Edamame Mushroom Quinoa Recipe

Looking for a simple yet delicious dish to try for lunch? Here is the perfect recipe for you. Made with a handful of ingredients, this recipe is packed with protein and is delectable at the same time. In this recipe, the main ingredients are edamame, quinoa and mushroom.

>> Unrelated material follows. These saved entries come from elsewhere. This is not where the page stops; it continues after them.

template <bool DY>
__global__ __launch_bounds__(512) void sb_h2_kernel(SbH2P p) {
  extern __shared__ __attribute__((aligned(16))) float smem[];
  char* lds = reinterpret_cast<char*>(smem);
  uint16_t* ftab = reinterpret_cast<uint16_t*>(lds + SBH_RING * SBH_STAGE);
  float* ytab = reinterpret_cast<float*>(lds + SBH_RING * SBH_STAGE + SBH_MAXROWS * 2);
  float* sctab = ytab + SBH_MAXQ * T_TILE;
  int* qmn = reinterpret_cast<int*>(sctab + SBH_MAXQ);

  const int nt = p.d / T_TILE;
  const int ntile = nt * nt;
  const int nblk = gridDim.x;
  int v = blockIdx.x;
  if ((nblk & 7) == 0) v = (blockIdx.x & 7) * (nblk >> 3) + (blockIdx.x >> 3);
  const int group = v / ntile;
  const int tile = v % ntile;
  const int tk = tile / nt, tj = tile % nt;

  const int tid = threadIdx.x, lane = tid & 63;
  const int wave = __builtin_amdgcn_readfirstlane(tid >> 6);
  const int wr = wave >> 2, wc = wave & 3;

  const int nchunk = (p.N + 31) >> 5;
  const int b_begin = group * p.qpg;
  const int b_end = min(p.B, b_begin + p.qpg);
  const int nq = b_end - b_begin;
  const int total = nq * nchunk;
  const size_t Rp = p.X.Rp();
  const size_t xpb = p.X.plane_bytes(), gpb = p.dI1.plane_bytes();
  const int xcb = p.X.cb(), gcb = p.dI1.cb();
  H2View vX = p.X, vG = p.dI1;
  const float* yS = p.y;
  const int rows_q = nchunk * 32;

  const int sl_half = lane >> 5, sl_row = (lane & 31) >> 1, sl_kg = lane & 1;
  const int sl_m = sl_half * 16 + sl_row;
  auto issue = [&](int s_raw) __attribute__((always_inline)) {
    const int s = min(s_raw, total - 1);
    const int qi = s / nchunk, ch = s - qi * nchunk;
    const int n = min(ch * 32 + sl_m, p.N - 1);
    const size_t row = (size_t)(b_begin + qi) * p.N + n;
    char* st = lds + (s_raw % SBH_RING) * SBH_STAGE;
#pragma unroll
    for (int j = 0; j < 4; ++j) {
      const int u = wave * 4 + j;
      const int im = u >> 3, ct = u & 7;
      const char* src = (im < 2 ? vX.base + (im & 1) * xpb + ((size_t)(tk * 16 + 2 * ct + sl_kg) * Rp + row) * 16
                                : vG.base + (im & 1) * gpb + ((size_t)(tj * 16 + 2 * ct + sl_kg) * Rp + row) * 16);
      dma16b(src, st + im * WH_APL + ct * 1024);
    }
  };
  auto tables = [&]() __attribute__((always_inline)) {
  if (tid < 2 * SBH_MAXQ) qmn[tid] = 127;
  __syncthreads();
  for (int i0 = 0; i0 < nq * rows_q; i0 += 512) {
    const int i = i0 + tid;
    const int qi = i / rows_q, n = i - qi * rows_q;
    int ex = 127, eg = 127;
    if (i < nq * rows_q && n < p.N) {
      const size_t row = (size_t)(b_begin + qi) * p.N + n;
      ex = (int)vX.exps()[row * xcb + tk];
      eg = (int)vG.exps()[row * gcb + tj];
    }
    const int q_lo = min(i0 + (tid & ~63), nq * rows_q - 1) / rows_q, q_hi = min(i0 + (tid | 63), nq * rows_q - 1) / rows_q;
    for (int q = q_lo; q <= q_hi; ++q) {
      int mx = qi == q ? ex : 127, mg = qi == q ? eg : 127;
#pragma unroll
      for (int o = 32; o > 0; o >>= 1) { mx = min(mx, __shfl_xor(mx, o, 64)); mg = min(mg, __shfl_xor(mg, o, 64)); }
      if (lane == 0) { atomicMin(qmn + q, mx); atomicMin(qmn + SBH_MAXQ + q, mg); }
    }
  }
  __syncthreads();
  for (int i = tid; i < nq * rows_q; i += 512) {
    const int qi = i / rows_q, n = i - qi * rows_q;
    const int b = b_begin + qi;
    uint16_t f = 0;
    if (n < p.N) {
      const size_t row = (size_t)b * p.N + n;
      const int k = (min(qmn[qi], 126) - (int)vX.exps()[row * xcb + tk]) + (min(qmn[SBH_MAXQ + qi], 126) - (int)vG.exps()[row * gcb + tj]);
      f = (uint16_t)(pk_pow2_f16(k) & 0xFFFFu);
    }
    ftab[i] = f;
  }
  for (int i = tid; i < nq * T_TILE; i += 512)
    ytab[i] = yS[(size_t)(b_begin + (i >> 7)) * p.d + tk * T_TILE + (i & 127)];
  if (tid < nq) sctab[tid] = h2_unscale(min(qmn[tid], 126), min(qmn[SBH_MAXQ + tid], 126));
  };

  f32x4 accS[4][2], accA[4][2], accB[4][2];
#pragma unroll
  for (int t = 0; t < 4; ++t)
#pragma unroll
    for (int c = 0; c < 2; ++c) accS[t][c] = accA[t][c] = accB[t][c] = f32x4{0.f, 0.f, 0.f, 0.f};

  auto frag = [&](const char* tile) __attribute__((always_inline)) {
    const u32x2 lo = tr_read(tile + lane * 8), hi = tr_read(tile + 512 + lane * 8);
    return u32x4{lo[0], lo[1], hi[0], hi[1]};
  };
  auto compute = [&](int buf, int qi, int ch) __attribute__((always_inline)) {
    const char* sa = lds + buf * SBH_STAGE + (wr * 4) * 1024;
    const char* sg = lds + buf * SBH_STAGE + 2 * WH_APL + (wc * 2) * 1024;
    const uint16_t* ft = ftab + qi * rows_q + ch * 32 + (lane >> 4) * 4;
    const u32x2 f0 = *reinterpret_cast<const u32x2*>(ft), f1 = *reinterpret_cast<const u32x2*>(ft + 16);
    u32x4 gf[2][2];
#pragma unroll
    for (int pl = 0; pl < 2; ++pl)
#pragma unroll
      for (int c = 0; c < 2; ++c) {
        u32x4 w = frag(sg + pl * WH_APL + c * 1024);
        w[0] = pk_mul_f16(w[0], f0[0]); w[1] = pk_mul_f16(w[1], f0[1]);
        w[2] = pk_mul_f16(w[2], f1[0]); w[3] = pk_mul_f16(w[3], f1[1]);
        gf[pl][c] = w;
      }
#pragma unroll
    for (int ap = 1; ap >= 0; --ap) {
      u32x4 af[4];
#pragma unroll
      for (int t = 0; t < 4; ++t) af[t] = frag(sa + ap * WH_APL + t * 1024);
#pragma unroll
      for (int bp = 1 - ap; bp >= 0; --bp)
#pragma unroll
        for (int t = 0; t < 4; ++t)
#pragma unroll
          for (int c = 0; c < 2; ++c) accS[t][c] = mfma_f16(af[t], gf[bp][c], accS[t][c]);
    }
  };
  float w1[4][4][2];
  if (DY) {
    const float* wb = p.W1a + (size_t)(tk * T_TILE + wr * 64 + (lane >> 4) * 4) * p.d + tj * T_TILE + wc * 32 + (lane & 15);
#pragma unroll
    for (int t = 0; t < 4; ++t)
#pragma unroll
      for (int e = 0; e < 4; ++e)
#pragma unroll
        for (int c = 0; c < 2; ++c) w1[t][e][c] = wb[(size_t)(t * 16 + e) * p.d + c * 16];
#pragma unroll
    for (int t = 0; t < 4; ++t)
#pragma unroll
      for (int e = 0; e < 4; ++e)
#pragma unroll
        for (int c = 0; c < 2; ++c) asm volatile("" : "+v"(w1[t][e][c]));
  }
  auto consume = [&](int b) __attribute__((always_inline)) {
    const float sc = sctab[b - b_begin];
    f32x4 y4[4];
#pragma unroll
    for (int t = 0; t < 4; ++t) y4[t] = *reinterpret_cast<const f32x4*>(ytab + (b - b_begin) * T_TILE + wr * 64 + t * 16 + (lane >> 4) * 4);
#pragma unroll
    for (int t = 0; t < 4; ++t)
#pragma unroll
      for (int e = 0; e < 4; ++e) {
        const int k = tk * T_TILE + wr * 64 + t * 16 + (lane >> 4) * 4 + e;
        const float yk = y4[t][e];
        float dyp = 0.f;
#pragma unroll
        for (int c = 0; c < 2; ++c) {
          const float sv = accS[t][c][e] * sc;
          accB[t][c][e] += sv;
          accA[t][c][e] = fmaf(yk, sv, accA[t][c][e]);
          if (DY) dyp = fmaf(w1[t][e][c], sv, dyp);
          accS[t][c][e] = 0.f;
        }
        if (DY) {
          dyp = sum16_h2(dyp);
          if ((lane & 15) == 0) p.dy_part[((size_t)(tj * 4 + wc) * p.B + b) * p.d + k] = dyp;
        }
      }
  };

While most of us know about mushrooms, edamame and quinoa aren’t very common in Indian kitchens and need more attention.

Edamame is a preparation of immature soybeans that are still in the pod, typically served as a snack or appetizer in Japanese cuisine. The pods are boiled or steamed, and then lightly salted. Edamame is a good source of protein, fiber, and various vitamins and minerals. Quinoa on the other hand is very similar to rice and is also a protein-rich food item. The combination of Edamame with Mushroom and Quinoa is indeed a delight to have. To make the dish wholesome, we have added some sauteed asparagus on the side while serving. If you love to try out new and interesting recipes at home, then bookmark this recipe right away. Do try this recipe, rate it and let us know how it turned out to be by leaving a comment in the section below. Happy Cooking!

How to make Edamame Mushroom Quinoa

  • Step 1 Saute the mushrooms

    Heat 1 tbsp oil in a pan. Add minced garlic, oregano, chilli flakes, salt and chopped mushrooms. Saute till the mushrooms are cooked.

  • Step 2 Add edamame

    Now add boiled edamame beans and give a toss.

  • Step 3 Add quinoa

    Now add boiled quinoa to the pan and adjust salt as per taste. Cook for a minute or so and switch off the flame.

  • Step 4 Saute the asparagus

    To prepare the asparagus, heat 1 tbsp oil in a pan. Add asparagus sticks and saute them for 4-5 minutes. Add salt along with the seasoning of your choice.

  • Step 5 Ready to be served

    Pair up Edamame Mushroom Quinoa with Asparagus and serve hot or cold.